Stored data

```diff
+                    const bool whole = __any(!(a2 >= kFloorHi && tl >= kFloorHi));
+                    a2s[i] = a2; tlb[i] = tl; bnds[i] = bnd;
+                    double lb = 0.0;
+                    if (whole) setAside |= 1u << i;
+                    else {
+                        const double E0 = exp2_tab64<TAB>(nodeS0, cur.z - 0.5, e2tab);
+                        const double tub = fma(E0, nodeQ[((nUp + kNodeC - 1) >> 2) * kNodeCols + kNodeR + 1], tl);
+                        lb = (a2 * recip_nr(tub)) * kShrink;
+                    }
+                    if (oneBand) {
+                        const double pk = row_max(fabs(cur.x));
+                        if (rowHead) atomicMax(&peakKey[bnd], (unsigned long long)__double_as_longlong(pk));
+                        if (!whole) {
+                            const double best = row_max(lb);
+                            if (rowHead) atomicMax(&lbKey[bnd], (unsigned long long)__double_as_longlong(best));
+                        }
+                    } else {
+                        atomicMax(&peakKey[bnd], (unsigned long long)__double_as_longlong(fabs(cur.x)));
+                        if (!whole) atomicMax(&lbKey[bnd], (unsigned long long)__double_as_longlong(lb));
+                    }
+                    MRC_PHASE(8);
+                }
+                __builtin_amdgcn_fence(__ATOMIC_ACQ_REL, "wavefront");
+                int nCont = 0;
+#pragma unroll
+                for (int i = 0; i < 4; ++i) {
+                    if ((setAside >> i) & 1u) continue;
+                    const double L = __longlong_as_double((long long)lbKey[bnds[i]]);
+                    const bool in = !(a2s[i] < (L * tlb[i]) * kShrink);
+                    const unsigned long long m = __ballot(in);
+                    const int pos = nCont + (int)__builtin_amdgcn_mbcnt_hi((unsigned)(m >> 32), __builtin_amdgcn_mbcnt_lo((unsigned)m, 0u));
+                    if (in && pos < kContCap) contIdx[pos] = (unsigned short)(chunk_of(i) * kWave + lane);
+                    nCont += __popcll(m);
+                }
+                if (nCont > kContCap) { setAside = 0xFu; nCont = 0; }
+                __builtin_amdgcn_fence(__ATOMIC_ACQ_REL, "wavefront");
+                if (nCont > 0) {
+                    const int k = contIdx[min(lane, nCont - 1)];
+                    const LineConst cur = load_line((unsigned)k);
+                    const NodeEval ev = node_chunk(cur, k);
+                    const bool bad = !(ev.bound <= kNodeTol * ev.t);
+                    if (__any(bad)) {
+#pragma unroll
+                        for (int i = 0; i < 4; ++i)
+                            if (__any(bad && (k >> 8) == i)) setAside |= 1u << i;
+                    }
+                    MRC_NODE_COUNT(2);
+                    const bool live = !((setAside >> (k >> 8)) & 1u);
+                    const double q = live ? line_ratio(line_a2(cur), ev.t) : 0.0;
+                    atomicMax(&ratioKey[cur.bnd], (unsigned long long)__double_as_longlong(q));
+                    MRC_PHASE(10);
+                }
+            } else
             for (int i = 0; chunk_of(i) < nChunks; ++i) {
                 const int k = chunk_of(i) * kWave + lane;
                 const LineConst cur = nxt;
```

What the task asks:
Once the lines of the entries containing the word "lane" have been counted, report the number alone.

Solution for this task:
3